In summary, we have pioneered a promising integrated photocatalytic system utilizing water splitting technology for selective deuteration of alkenes and alkynes over a crystalline KPCN semiconductor. The present KBr salt‐template‐confined growth process achieved an unprecedented high crystalline KPCN material with remarkably improved light harvesting capabilities and charge carrier separation; thus achieved a significantly enhanced activity over KPCN for visible light photocatalytic H2/D2 evolution and transfer deuteriation of alkenes/alkynes to furnish high value‐added heavy chemical/pharmaceuticals. We are currently working to better understand the catalytic mechanism and the atomically‐insight into the structure of KPCN and discover new‐generation catalysts that enable us to harness our strategy for widespread artificial photosynthesis of heavy chemicals/drugs.
Preparation of PCN and KPCN: In a typical synthesis, melamine (3.0 g, Alfa Aesar) was ground with KBr (2.0 g, Alfa Aesar) in 3 mL EtOH and 1 mL glycol in an agate mortar. After drying at 65 °C, the resultant mixture was heated to 550 °C for 3 h at a rate of 3.3 °C min−1 in a tube furnace (inner diameter is 5 cm) with open two ends in an air atmosphere.

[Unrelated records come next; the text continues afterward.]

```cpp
struct srh_context {
	int device = 0;
	hipStream_t own_stream = nullptr;
	hipStream_t stream = nullptr;
	ViewHost views[SRH_MAX_VIEWS];
	DevBuf<ViewDev> d_views;
	DevBuf<int32_t> d_slots;
	int32_t slots_host[SRH_MAX_VIEWS] = {0}; int slots_n = 0;
	Scratch mem;
	hipStream_t mrf_stream[SRH_MAX_VIEWS] = { nullptr };
	hipEvent_t views_go = nullptr;
	void *mrf_host = nullptr;
	DevBuf<double> mrf_peaks;
	DevBuf<double> mvs_subpx;
	int mvs_subpx_search = 0;
	double *mvsgm_host = nullptr;
	LabelStage mrf   { "single-view MRF", "MRF", 'K' };
	LabelStage mvsgm { "single-view SGM", "SGM", 'K' };
	LabelStage tvmrf { "TwoView MRF", "TwoView MRF", 'L' };
	LabelStage tvsgm { "TwoView SGM", "TwoView SGM", 'L' };
	LabelStage *const label_stages[4] = { &mrf, &mvsgm, &tvmrf, &tvsgm };
	int geodma = 1;
	int tscan_bound = 1;
	int tscan = 1;
	int strip = 1;
	int num_cus = 256;
	bool force_walk = false;
	int list_count_pass = 0;
	int list_cmax_hint = 0;
	int list_smax_hint = 0;
	int mvs_cmax_hint = 0;
	hipStream_t side_stream = nullptr;
	hipEvent_t side_go = nullptr, side_done = nullptr;
	hipEvent_t side_tpl = nullptr;
	int mvs_async = 1;
	MvsSlot mvs_slot[SRH_MVS_SLOTS];
	int mvs_turn = 0, mvs_last = -1;
	int mvs_staged = 1;
// ... 534 lines not shown
	if (!strcmp(name, "wta_outputs")) {
		if (value != 0 && value != SRH_WTA_WINNERS && value != (SRH_WTA_WINNERS | SRH_WTA_COSTS))
			return fail(SRH_E_INVALID, "wta_outputs must be 0, 1 (SRH_WTA_WINNERS) or 3 (SRH_WTA_WINNERS | SRH_WTA_COSTS): the costs are those of the kept winners");
		c->wta_outputs = (int)value; return SRH_OK;
	}
	if (!strcmp(name, "subpixel")) {
		if (value != 0 && value != 1) return fail(SRH_E_INVALID, "subpixel must be 0 or 1");
		c->subpixel = (int)value; return SRH_OK;
	}
	if (!strcmp(name, "mvs_subpixel_search")) {
		if (value != 0 && value != 1) return fail(SRH_E_INVALID, "mvs_subpixel_search must be 0 or 1");
		c->mvs_subpx_search = (int)value; return SRH_OK;
	}
	if (!strcmp(name, "tscan")) { c->tscan = value != 0; return SRH_OK; }
	if (!strcmp(name, "tscan_bound")) { c->tscan_bound = value != 0; return SRH_OK; }
	if (!strcmp(name, "geodma")) { c->geodma = value != 0; return SRH_OK; }
	if (!strcmp(name, "f32_form")) { c->f32_form = value != 0; return SRH_OK; }
	if (!strcmp(name, "rows_masked")) { c->rows_masked = (int)value; return SRH_OK; }
	if (!strcmp(name, "side_weights")) { c->side_weights = value != 0; return SRH_OK; }
	if (!strcmp(name, "debug_mvs_cmax_hint")) { c->mvs_cmax_hint = value > 0 ? (int)((value + 7) & ~7L) : 0; return SRH_OK; }
#ifdef SRH_EXPERIMENT
	if (!strcmp(name, "exp_repeat")) { exp_set((int)value, -1); return SRH_OK; }
	if (!strcmp(name, "exp_lds_pad")) { exp_set(-1, (int)value); return SRH_OK; }
	if (!strcmp(name, "exp_scan_mode")) { exp_set_scan((int)value); return SRH_OK; }
	if (!strcmp(name, "exp_walk_mode")) { exp_set_walk((int)value); return SRH_OK; }
	if (!strcmp(name, "exp_rows_mode")) { exp_set_rows((int)value); return SRH_OK; }
#endif
	return fail(SRH_E_INVALID, "unknown option '%s'", name);
}

// ... 406 lines not shown
	HIP_TRY(hipMemcpyAsync(host, dev, bytes, hipMemcpyDeviceToHost, st));
	HIP_TRY(hipStreamSynchronize(st));
	return SRH_OK;
}

static int fetch_counters(srh_context *c, const Lane &lane, int used_dense) {
	Counters h;
	int rc;
	if ((rc = read_back(lane.stream, &h, lane.mem->cnt, sizeof(h)))) return rc;
	c->stats.n_pixels = (int64_t)h.n_pixels;
	c->stats.n_eval = (int64_t)h.n_eval;
	c->stats.n_eval_device = (int64_t)h.n_eval_device;
	c->stats.scan_tiles_template = (int64_t)h.scan_tiles_template;
	c->stats.scan_tiles_walked = (int64_t)h.scan_tiles_walked;
	c->stats.scan_tiles_bound = (int64_t)h.scan_tiles_bound;
	c->stats.mvs_waves_staged = (int64_t)h.mvs_waves_staged;
	c->stats.mvs_waves_listed = (int64_t)h.mvs_waves_listed;
	c->stats.used_dense_path = used_dense;
	c->stats.used_fused_kernel = c->last_fused ? 1 : 0;
#ifdef SRH_PROFILE_PHASES
	{
		unsigned long long g[8];
		geodesic_phases_fetch(g);
		if (g[7])
			fprintf(stderr, "[srh prof] geodesic kernel: %llu waves, cycles per wave: staging %.0f  sweeps %.0f  exp %.0f  rows out %.0f  pconst: first sweep %.0f  second sweep %.0f  rest %.0f\n",
			        g[7], (double)g[0]/g[7], (double)g[1]/g[7], (double)g[2]/g[7], (double)g[4]/g[7], (double)g[5]/g[7], (double)g[6]/g[7], (double)g[3]/g[7]);
	}
	if (h.dbg_redo[4])
		fprintf(stderr, "[srh prof] redo kernel: %llu pixels, cycles per pixel (first wave): projections + mask %.0f  walk %.0f  wait for the columns %.0f  "
		        "running minimum %.0f | second wave: columns %.0f\n", h.dbg_redo[4], (double)h.dbg_redo[0]/h.dbg_redo[4], (double)h.dbg_redo[1]/h.dbg_redo[4],
// ... 694 lines not shown
}

int TvPass::run_dense(TvDense &D) const {
	int rc;
	if ((rc = dense_prepare(D))) return rc;
	const int cost_arith = c->arith == 3 ? (D.cert ? (c->cert_form == 1 ? 5 : 3) : 0) : c->arith;
	for (int by = y0; by < y1; by += (int)D.rows) {
		if (cancelled(c)) return fail(SRH_E_CANCELLED, "cancelled");
		const int nr = std::min((int)D.rows, y1 - by);
		if ((rc = dense_band_inputs(D, by, nr, cost_arith))) return rc;
		if (D.cert) HIP_TRY(hipMemsetAsync(lane.mem->band.cflag, 0, sizeof(uint32_t), lane.stream));
		if ((rc = dense_cost_pass(D, by, nr, cost_arith, false))) return rc;
		if (D.tpl_wait) { HIP_TRY(hipStreamWaitEvent(lane.stream, c->side_tpl, 0)); D.tpl_wait = false; }
		{ Scope s(c, lane.stream, "twoview_scan_kernel");
		  launch_twoview_scan(lane.stream, c->d_views, ref, oth, W, *p, by, nr, lane.mem->band.tnum, lane.mem->band.cost, D.cstride, lane.mem->cnt, lane.mem->band.prange,
		                      D.cert ? lane.mem->band.cflag : nullptr, -1, D.cert && D.strip ? lane.mem->band.pconst : nullptr, D.tscan ? lane.mem->band.stpl : nullptr, lane.mem->band.tileflag, c->num_cus, wout, c->tscan_bound); }
		if (D.cert) {
			const int cap = redo_capacity((size_t)nr*W);
			if (twoview_redo_takes(*p, D.cstride)) {
				Scope s(c, lane.stream, "twoview_redo_kernel");
				launch_twoview_redo(lane.stream, c->d_views, ref, oth, W, *p, by, lane.mem->band.tnum, lane.mem->band.wbuf, D.strip, c->views[ref].tvp,
				                    c->views[oth].tvp, lane.mem->band.cost, D.cstride, lane.mem->band.prange, lane.mem->band.cflag, cap, lane.mem->cnt, wout);
			} else {
				{ Scope s(c, lane.stream, "twoview_refill_kernel");
				  launch_twoview_refill(lane.stream, W, *p, by, lane.mem->band.prange, lane.mem->band.cflag, cap, lane.mem->band.wbuf, D.strip, c->views[ref].tvp,
				                        c->views[oth].tvp, lane.mem->band.cost, D.cstride, lane.mem->cnt); }
				Scope s(c, lane.stream, "twoview_rescan_kernel");
				launch_twoview_scan(lane.stream, c->d_views, ref, oth, W, *p, by, nr, lane.mem->band.tnum, lane.mem->band.cost, D.cstride, lane.mem->cnt, lane.mem->band.prange,
				                    lane.mem->band.cflag, cap, nullptr, nullptr, nullptr, c->num_cus, wout);
			}
		}
// ... 2130 lines not shown
```

stereoreconstruction_amd/csrc/srh_dense.hip:

```cpp
#include "srh_internal.hpp"
#include "srh_geom.hpp"
#include "srh_walk.hpp"
#include "srh_block.hpp"

#include <algorithm>
#include <type_traits>
#include <utility>

namespace srh {

__device__ __forceinline__ double color_dist_u(uint32_t a, uint32_t b) {
	const double dr = (double)((int)(a & 255u) - (int)(b & 255u));
	const double dg = (double)((int)((a >> 8) & 255u) - (int)((b >> 8) & 255u));
	const double db = (double)((int)((a >> 16) & 255u) - (int)((b >> 16) & 255u));
	return sqrt(dr*dr + dg*dg + db*db);
}

__global__ void edge_planes_kernel(const uint32_t *__restrict__ rgba, int W, int H, double *__restrict__ edges)
{
	const size_t n = (size_t)W*H;
	const double inf = __builtin_inf();
	for (size_t i = (size_t)blockIdx.x*blockDim.x + threadIdx.x; i < n; i += (size_t)gridDim.x*blockDim.x) {
		const int x = (int)(i % (size_t)W), y = (int)(i / (size_t)W);
		const uint32_t c = rgba[i];
// ... 1551 lines not shown
			x1 = x2;
		}
	}
	return good;
}

#define TS_U 8
template <bool CERT, bool WTA>
__device__ __forceinline__
bool twoview_tscan_tile(const int bid, const ViewDev *__restrict__ views, int ref, int oth, const srh_params &P,
                        int y0, int nrows, const double *__restrict__ tnum,
                        const double *__restrict__ cost, int cstride,
                        Counters *__restrict__ cnt, const PixRange *__restrict__ prange,
                        uint32_t *__restrict__ cflag, const CertBound &cb, const double *__restrict__ pexact,
                        const ScanTemplate *__restrict__ tpl, unsigned char *smask, unsigned &n_eval_acc, unsigned &n_pix_acc, unsigned &n_flag_acc,
                        int32_t *__restrict__ wout, const int use_bound, bool &by_bound)
{
	const ViewDev &L = views[ref];
	const ViewDev &Rv = views[oth];
	const int W = L.w, OW = Rv.w, OH = Rv.h;
	const int tiles_per_row = (W + SC_TW - 1)/SC_TW;
	const int tid = threadIdx.x;
	const int trow = bid / tiles_per_row;
	const int xt = (bid % tiles_per_row)*SC_TW, x = xt + tid;
	const int y = y0 + trow;
	const int D = P.num_depth_levels;
#ifdef SRH_EXPERIMENT
	if (g_exp_scan_mode == 6) return true;
#endif
	const int nS = tpl->nS, smin = tpl->smin, smax = tpl->smax;
	const bool active = x < W && L.mask[(size_t)y*W + x] == 1;
	bool good = true;
	bool verify = true;
#ifdef SRH_EXPERIMENT
	verify = g_exp_scan_mode != 3 && g_exp_scan_mode != 5;
#endif
	by_bound = false;
	if (verify) {
		bool bpass = false;
		if (active) {
			const Ray ray = cam_unproject(L.cam, (x + 0.5) / P.image_scale, (y + 0.5) / P.image_scale);
			const TsPixel pp = ts_pixel_setup(ray, L.cam, Rv.cam, P.image_scale, tpl->tabs, tpl->tmin, tpl->tmax, y);
			good = good && pp.ok;
			if (use_bound && good) bpass = ts_pixel_passes(pp, tpl->m, ts_pixel_E(pp, tpl->m, P.image_scale, (double)(x - tpl->x0)));
		}
		if (__any(active && !good)) return false;
		if (!use_bound || __any(active && !bpass)) {
			if (active) {
				const Ray ray = cam_unproject(L.cam, (x + 0.5) / P.image_scale, (y + 0.5) / P.image_scale);
				const TsPixel pp = ts_pixel_setup(ray, L.cam, Rv.cam, P.image_scale, tpl->tabs, tpl->tmin, tpl->tmax, y);
				good = tscan_verify_labels(pp.fp, pp.nd, pp.eU, pp.dyU, P.image_scale, x, D, tpl, tnum);
			}
// ... 4 lines not shown
	if (active) {
		const PixRange pr = prange[(size_t)trow*W + x];
		lo = pr.lo;
		const int hi = pr.hi;
		int wlo = x + smin, whi = x + smax;
		if (whi == -1) whi = 0;
		if (wlo < 0) wlo = 0;
		if (whi > OW - 1) whi = OW - 1;
		good = true;
		if (nS > 0 && whi >= wlo) good = lo <= wlo && hi >= whi;
		if (y < 0 || y >= OH) good = false;
	}
	if (__any(active && !good)) return false;

	const int mbase = xt + smin, mlen = nS > 0 ? SC_TW + (smax - smin) + 1 : 0;
	for (int k = tid; k < mlen; k += SC_TW) {
		const int tx = mbase + k;
		smask[k] = ((unsigned)tx < (unsigned)OW) ? Rv.mask[(size_t)y*OW + tx] : (unsigned char)0;
	}
	__syncthreads();

	unsigned n_eval = 0, n_flag = 0;
	double depth = __builtin_nan("");
	int owin = -1, orun = -1;
	if (active) {
		n_pix_acc += 1;
		const double *crow = cost + ((size_t)trow*((W + DC_TP - 1)/DC_TP) + (x/DC_TP))*(size_t)cstride*DC_TP + (x % DC_TP);
		WtaState<int, WTA> st(-1);
		bool px_sure = false;
		if (CERT && pexact) { const double *pc = pexact + ((size_t)trow*W + x)*SRH_PC; px_sure = cert_pixel_exact(cb, pc[2], pc[3]); }
		const int xm = tid - smin;
		const int xlo = x - lo;
		int nSe = nS;
#ifdef SRH_EXPERIMENT
		if (g_exp_scan_mode == 4 || g_exp_scan_mode == 5) nSe = 0;
#endif
		auto lookups = [&](auto left_c) {
			constexpr bool LEFT = decltype(left_c)::value;
			const int32_t *seq = LEFT ? tpl->S : tpl->F;
			const int nE = nSe == 0 ? 0 : (LEFT ? nS : tpl->nF);
			for (int j0 = 0; j0 < nE; j0 += TS_U) {
				int sv[TS_U], kk[TS_U], mu[TS_U];
				unsigned char mb[TS_U];
				double c[TS_U];
				{
					const int4 sa = reinterpret_cast<const int4 *>(&seq[j0])[0], sb = reinterpret_cast<const int4 *>(&seq[j0])[1];
					sv[0] = sa.x; sv[1] = sa.y; sv[2] = sa.z; sv[3] = sa.w; sv[4] = sb.x; sv[5] = sb.y; sv[6] = sb.z; sv[7] = sb.w;
				}
#pragma unroll
				for (int u = 0; u < TS_U; ++u) {
					int s;
// ... 4 lines not shown
					} else {
						s = (sv[u] << 8) >> 8;
						mu[u] = sv[u] >> 24;
					}
					sv[u] = s;
					mb[u] = smask[xm + s];
				}
#pragma unroll
				for (int u = 0; u < TS_U; ++u) {
					const bool white = j0 + u < nE && mb[u] == 1;
					n_eval += white ? (unsigned)mu[u] : 0u;
					kk[u] = white ? xlo + sv[u] : -1;
					c[u] = crow[(unsigned)(white ? kk[u] : 0)*(unsigned)DC_TP];
				}
#pragma unroll
				for (int u = 0; u < TS_U; ++u) {
					const bool on = kk[u] >= 0;
					const double cv = c[u];
					const double t = on ? cv + P.wta_margin : __builtin_inf();
					if (CERT) {
						if (__any(on && cert_step_near(t, st.minCost, cb))) {
							if (on && cert_step_doubt(cv, t, st.minCost, kk[u] == st.win, px_sure, cb, P.max_color_diff)) n_flag = 1;
						}
					}
					st.take_sum(t, cv, kk[u]);
				}
			}
		};
		if (xt + smin < 0 || !(P.wta_margin >= 0.0)) lookups(std::true_type()); else lookups(std::false_type());
		if (st.win >= 0) depth = candidate_depth(L.cam, Rv.cam, P, cam_unproject(L.cam, (x + 0.5) / P.image_scale, (y + 0.5) / P.image_scale), lo + st.win, y);
		if (st.rejected(P.second_best_factor)) depth = __builtin_inf();
		if (CERT && st.win >= 0 && cert_ratio_doubt(st.minCost, st.secondBest, P.second_best_factor, px_sure, cb, P.max_color_diff)) n_flag = 1;
		if (CERT && n_flag) cflag[1 + atomicAdd(&cflag[0], 1u)] = (uint32_t)((size_t)trow*W + x);
		if (WTA) { owin = st.win >= 0 ? lo + st.win : -1; orun = st.run >= 0 ? lo + st.run : -1; }
	}
	if (x < W) L.depth[(size_t)y*W + x] = depth;
	if (WTA && x < W) wta_store(wout, (size_t)W*L.h, (size_t)y*W + x, owin, owin >= 0 ? y : -1, orun, orun >= 0 ? y : -1);
	n_eval_acc += n_eval; n_flag_acc += n_flag;
	return true;
}
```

After it was cooled to room temperature, the bright yellow‐green product was washed with boiling deionized water several times and collected by filtration, followed by drying at 60 °C under vacuum. This sample is denoted as KPCN. The samples with different KBr/melamine ration were prepared under the same procedure. For comparison, 3.0 g melamine was directly heated to 550 °C for 3 h without the KBr, which was referred to as PCN.
The authors declare no conflict of interest.